(Dataset entries)
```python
def tokens_from_levels(levels, add_vecs=None, out: Optional[torch.Tensor] = None) -> torch.Tensor:
    x0 = levels[0]
    _require_device(*levels)
    B, C = x0.shape[:2]
    S = sum(x.shape[2] * x.shape[3] for x in levels)
    if out is None:
        out = torch.empty(B, S, C, dtype=x0.dtype, device=x0.device)
    if tuple(out.shape) != (B, S, C) or out.dtype != x0.dtype or out.stride(-1) != 1 or (B > 1 and out.stride(0) < S * out.stride(1)):
        raise _lib.RdetrError("tokens_from_levels: out must be [B, S, C] in the levels' dtype with contiguous channels")
    lib, es, row = _lib.load(), out.element_size(), 0
    for l, x in enumerate(levels):
        if x.shape[:2] != (B, C) or x.dtype != x0.dtype:
            raise _lib.RdetrError("tokens_from_levels: levels must agree in batch, channels and dtype")
        x = x.contiguous()
        vec = None
        if add_vecs is not None:
            vec = add_vecs[l].to(x0.dtype).contiguous()
            if vec.numel() != C:
                raise _lib.RdetrError("tokens_from_levels: add_vecs[l] needs C entries")
        P = x.shape[2] * x.shape[3]
        st = lib.rdetr_nchw_to_tokens(x.data_ptr(), vec.data_ptr() if vec is not None else None, int(x0.dtype == torch.bfloat16),
                                      B, C, P, out.stride(0), out.stride(1), out.data_ptr() + row * out.stride(1) * es,
                                      _stream_ptr(x0))
        _lib.check(st, "rdetr_nchw_to_tokens")
        row += P
    return out


def linear_k256_supported(x: torch.Tensor, weight: torch.Tensor) -> bool:
    if not (x.is_cuda and x.dtype == torch.bfloat16 and weight.dtype == torch.bfloat16 and x.shape[-1] == 256
            and weight.dim() == 2 and weight.shape[1] == 256 and weight.shape[0] % 32 == 0 and weight.is_contiguous()):
        return False
    try:
        _, _, ld = _rows_view(x, "linear_k256")
    except _lib.RdetrError:
        return False
    return ld % 8 == 0 and x.data_ptr() % 16 == 0 and weight.data_ptr() % 16 == 0


def linear_k256(x: torch.Tensor, weight: torch.Tensor, bias: Optional[torch.Tensor] = None, relu: bool = False,
                out: Optional[torch.Tensor] = None) -> torch.Tensor:
    _require_device(x, weight, bias, out)
    if not linear_k256_supported(x, weight):
        raise _lib.RdetrError("linear_k256: needs bf16, K = 256, N % 32 == 0, evenly strided 16-byte aligned rows")
    rows, _, ldx = _rows_view(x, "linear_k256")
    N = weight.shape[0]
    if bias is not None and (bias.dtype != torch.bfloat16 or bias.numel() != N):
        raise _lib.RdetrError("linear_k256: bias must be bf16 [N]")
    if out is None:
        out = torch.empty(*x.shape[:-1], N, dtype=x.dtype, device=x.device)
    elif tuple(out.shape) != (*x.shape[:-1], N) or out.dtype != x.dtype:
        raise _lib.RdetrError("linear_k256: out must be [..., N] bf16")
    orows, _, ldo = _rows_view(out, "linear_k256")
    if orows != rows or ldo % 8 or out.data_ptr() % 16:
        raise _lib.RdetrError("linear_k256: out rows must be 16-byte aligned")
    st = _lib.load().rdetr_linear_k256_bf16(x.data_ptr(), ldx, weight.data_ptr(), None if bias is None else _cptr(bias),
                                            rows, N, int(relu), out.data_ptr(), ldo, _stream_ptr(x))
    _lib.check(st, "rdetr_linear_k256_bf16")
    return out


def value_proj_head_major(x: torch.Tensor, weight: torch.Tensor, bias: Optional[torch.Tensor],
                          key_padding_mask: Optional[torch.Tensor] = None) -> torch.Tensor:
    _require_device(x, weight, bias, key_padding_mask)
    if x.dim() != 3 or not linear_k256_supported(x, weight) or tuple(weight.shape) != (256, 256):
        raise _lib.RdetrError("value_proj_head_major: needs bf16 x [B, S, 256] with evenly strided 16-byte aligned rows and a [256, 256] weight")
    B, S, _ = x.shape
    _, _, ldx = _rows_view(x, "value_proj_head_major")
    if bias is not None and (bias.dtype != torch.bfloat16 or bias.numel() != 256):
        raise _lib.RdetrError("value_proj_head_major: bias must be bf16 [256]")
    mask_ptr = None
    if key_padding_mask is not None:
# ... 162 lines not shown
```

Measured before the change: 1052 images/s.

## Fuse per-level NCHW-to-token launches and add single-launch row top-k

Folds the per-level NCHW-to-token transposes into one launch that covers all pyramid levels, with 16-byte vectorized bf16 loads and stores. Adds a single-kernel top-k path for rows of up to 32768 elements. It builds the histogram, finds the boundary bin, partitions candidates and does the refine sort in one 1024-thread block per row, replacing four launches. The goal is to cut launch count and intermediate workspace traffic, at the cost of only one block per row, which limits parallelism when rows are few.

```diff
diff --git a/include/relation_detr_amd.h b/include/relation_detr_amd.h
--- a/include/relation_detr_amd.h
+++ b/include/relation_detr_amd.h
@@ -220,6 +220,8 @@
                          int keep_is_bf16, float *valid_ratios, float *reference, float *logit, void *keep, void *stream);
 int rdetr_nchw_to_tokens(const void *src, const void *add_vec, int is_bf16, int B, int C, int P,
                          long long out_image_stride, long long ld_out, void *out, void *stream);
+int rdetr_nchw_levels_to_tokens(const void *const *level_src, const void *const *level_vec, const int *level_pixels, int L,
+                                int is_bf16, int B, int C, long long out_image_stride, long long ld_out, void *out, void *stream);
 
 int rdetr_linear_k256_bf16(const uint16_t *x, long long ldx, const uint16_t *w, const uint16_t *bias, long long M, int N,
                            int relu, uint16_t *out, long long ldo, void *stream);
diff --git a/relation_detr_amd/_lib.py b/relation_detr_amd/_lib.py
--- a/relation_detr_amd/_lib.py
+++ b/relation_detr_amd/_lib.py
@@ -70,6 +70,7 @@
     "rdetr_ffn_k256_train_bf16": [_vp, _c_ll, _vp, _vp, _vp, _c_ll, _c_int, _vp, _c_ll, _vp, _c_ll, _vp],
     "rdetr_ffn_k256_backward_bf16": [_vp, _c_ll, _vp, _vp, _c_ll, _c_ll, _c_int, _vp, _c_ll, _vp, _c_ll, _vp],
     "rdetr_nchw_to_tokens": [_vp, _vp, _c_int, _c_int, _c_int, _c_int, _c_ll, _c_ll, _vp, _vp],
+    "rdetr_nchw_levels_to_tokens": [_vp, _vp, _vp, _c_int, _c_int, _c_int, _c_int, _c_ll, _c_ll, _vp, _vp],
     "rdetr_add_layernorm_f32": [_vp] * 4 + [_c_ll, _c_int, _c_float, _vp, _vp],
     "rdetr_add_layernorm_bf16": [_vp] * 4 + [_c_ll, _c_int, _c_float, _vp, _vp],
     "rdetr_add_layernorm_strided_f32": [_vp] * 4 + [_c_ll, _c_int, _c_ll, _c_ll, _c_ll, _c_float, _vp, _vp],
diff --git a/relation_detr_amd/csrc/glue.hip b/relation_detr_amd/csrc/glue.hip
--- a/relation_detr_amd/csrc/glue.hip
+++ b/relation_detr_amd/csrc/glue.hip
@@ -200,6 +200,83 @@
     }
 }
 
+struct TokLevels {
+    const void *src[8];
+    const void *vec[8];
+    int pixels[8], row0[8];
+    int tile0[9];
+};
+
+template <typename T>
+__global__ __launch_bounds__(256) void nchw_levels_to_tokens_kernel(TokLevels lv, int L, int C, long long out_image_stride,
+                                                                    long long ld_out, int wide, T *__restrict__ out)
+{
+    int l = 0;
+    while (l + 1 < L && (int)blockIdx.x >= lv.tile0[l + 1]) ++l;
+    const int P = lv.pixels[l], p0 = ((int)blockIdx.x - lv.tile0[l]) * 64;
+    const int b = blockIdx.z, c0 = blockIdx.y * 64, tid = threadIdx.x;
+    const int tx = tid & 63, ty = tid >> 6;
+    const T *src = static_cast<const T *>(lv.src[l]) + ((size_t)b * C + c0) * (size_t)P + p0;
+    const T *add_vec = static_cast<const T *>(lv.vec[l]);
+    T *o = out + (size_t)b * out_image_stride + ((size_t)lv.row0[l] + p0) * ld_out + c0;
+    if constexpr (sizeof(T) == 4) {
+        __shared__ float tile[64][65];
+#pragma unroll 4
+        for (int i = ty; i < 64; i += 4) tile[i][tx] = (c0 + i < C && p0 + tx < P) ? src[(size_t)i * P + tx] : 0.f;
+        __syncthreads();
+        const float av = (add_vec && c0 + tx < C) ? add_vec[c0 + tx] : 0.f;
+#pragma unroll 4
+        for (int i = ty; i < 64; i += 4)
+            if (p0 + i < P && c0 + tx < C) o[(size_t)i * ld_out + tx] = tile[tx][i] + av;
+    } else {
+        __shared__ __attribute__((aligned(16))) uint16_t tile[64][72];
+        if (P % 8 == 0 && reinterpret_cast<uintptr_t>(lv.src[l]) % 16 == 0) {
+#pragma unroll
+            for (int k = 0; k < 2; ++k) {
+                const int it = tid + 256 * k, ch = it >> 3, pg = it & 7;
+                u32x4 v = {0u, 0u, 0u, 0u};
+                if (c0 + ch < C && p0 + 8 * pg < P) v = *reinterpret_cast<const u32x4 *>(src + (size_t)ch * P + 8 * pg);
+                const unsigned w[4] = {v.x, v.y, v.z, v.w};
+#pragma unroll
+                for (int j = 0; j < 4; ++j) {
+                    tile[8 * pg + 2 * j][ch] = (uint16_t)(w[j] & 0xffffu);
+                    tile[8 * pg + 2 * j + 1][ch] = (uint16_t)(w[j] >> 16);
+                }
+            }
+        } else {
+#pragma unroll 4
+            for (int i = ty; i < 64; i += 4)
+                tile[tx][i] = (c0 + i < C && p0 + tx < P) ? src[(size_t)i * P + tx] : (uint16_t)0;
+        }
+        __syncthreads();
+        if (wide) {
+#pragma unroll
+            for (int k = 0; k < 2; ++k) {
+                const int it = tid + 256 * k, px = it >> 3, cg = it & 7;
+                if (p0 + px >= P || c0 + 8 * cg >= C) continue;
+                u32x4 v = *reinterpret_cast<const u32x4 *>(&tile[px][8 * cg]);
+                if (add_vec) {
+                    const u32x4 a = *reinterpret_cast<const u32x4 *>(add_vec + c0 + 8 * cg);
+                    const unsigned vw[4] = {v.x, v.y, v.z, v.w}, aw[4] = {a.x, a.y, a.z, a.w};
+                    unsigned s[4];
+#pragma unroll
+                    for (int j = 0; j < 4; ++j)
+                        s[j] = pack_bf16x2(bf16_bits_to_f32(vw[j] & 0xffffu) + bf16_bits_to_f32(aw[j] & 0xffffu),
+                                           bf16_bits_to_f32(vw[j] >> 16) + bf16_bits_to_f32(aw[j] >> 16));
+                    v = u32x4{s[0], s[1], s[2], s[3]};
+                }
+                *reinterpret_cast<u32x4 *>(o + (size_t)px * ld_out + 8 * cg) = v;
+            }
+        } else {
+            const float av = (add_vec && c0 + tx < C) ? bf16_bits_to_f32(add_vec[c0 + tx]) : 0.f;
+#pragma unroll 4
+            for (int i = ty; i < 64; i += 4)
+                if (p0 + i < P && c0 + tx < C)
+                    o[(size_t)i * ld_out + tx] = (uint16_t)f32_to_bf16_bits(bf16_bits_to_f32(tile[i][tx]) + av);
+        }
+    }
+}
+
 struct PyrLevels {
     const unsigned char *mask[8];
     int h[8], w[8], start[8];
@@ -435,3 +512,39 @@
                            static_cast<const float *>(add_vec), C, P, out_image_stride, ld_out, static_cast<float *>(out));
     return launch_status();
 }
+
+extern "C" int rdetr_nchw_levels_to_tokens(const void *const *level_src, const void *const *level_vec, const int *level_pixels, int L,
+                                           int is_bf16, int B, int C, long long out_image_stride, long long ld_out, void *out,
+                                           void *stream)
+{
+    if (L <= 0 || B < 0 || C <= 0 || !level_src || !level_pixels || ld_out < C || out_image_stride < 0) return RDETR_ERR_INVALID_ARG;
+    if (L > 8 || B > 65535 || (C + 63) / 64 > 65535 || (is_bf16 != 0 && is_bf16 != 1)) return RDETR_ERR_UNSUPPORTED;
+    auto al16 = [](const void *p) { return reinterpret_cast<uintptr_t>(p) % 16 == 0; };
+    TokLevels lv = {};
+    long long rows = 0, tiles = 0;
+    bool wide = C % 8 == 0 && ld_out % 8 == 0 && out_image_stride % 8 == 0 && al16(out);
+    for (int l = 0; l < L; ++l) {
+        if (level_pixels[l] < 0 || (level_pixels[l] > 0 && !level_src[l])) return RDETR_ERR_INVALID_ARG;
+        lv.src[l] = level_src[l];
+        lv.vec[l] = level_vec ? level_vec[l] : nullptr;
+        lv.pixels[l] = level_pixels[l];
+        lv.row0[l] = (int)rows;
+        lv.tile0[l] = (int)tiles;
+        rows += level_pixels[l];
+        tiles += (level_pixels[l] + 63) / 64;
+        if (rows >= (1ll << 31)) return RDETR_ERR_UNSUPPORTED;
+        wide = wide && al16(lv.vec[l]);
+    }
+    lv.tile0[L] = (int)tiles;
+    if (B == 0 || tiles == 0) return RDETR_OK;
+    if (!out) return RDETR_ERR_INVALID_ARG;
+    const dim3 grid((unsigned)tiles, (unsigned)((C + 63) / 64), (unsigned)B);
+    hipStream_t st = static_cast<hipStream_t>(stream);
+    if (is_bf16)
+        hipLaunchKernelGGL((nchw_levels_to_tokens_kernel<uint16_t>), grid, dim3(256), 0, st, lv, L, C, out_image_stride, ld_out,
+                           (int)wide, static_cast<uint16_t *>(out));
+    else
+        hipLaunchKernelGGL((nchw_levels_to_tokens_kernel<float>), grid, dim3(256), 0, st, lv, L, C, out_image_stride, ld_out, 0,
+                           static_cast<float *>(out));
+    return launch_status();
+}
diff --git a/relation_detr_amd/csrc/topk.hip b/relation_detr_amd/csrc/topk.hip
--- a/relation_detr_amd/csrc/topk.hip
+++ b/relation_detr_amd/csrc/topk.hip
@@ -6,6 +6,7 @@
 constexpr int kTkItems = 16;
 constexpr int kTkBlock = 256;
 constexpr int kTkChunk = kTkBlock * kTkItems;
+constexpr int kTkOneLaunchMaxN = 32768;
 
 struct TkCtrl {
     unsigned bin, above, out_count, cand_count;
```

▸ **What needs to be done**: In the records above, how many lines hold the string "unsigned"? Only the number should be given.

▸ **Answer area**: 6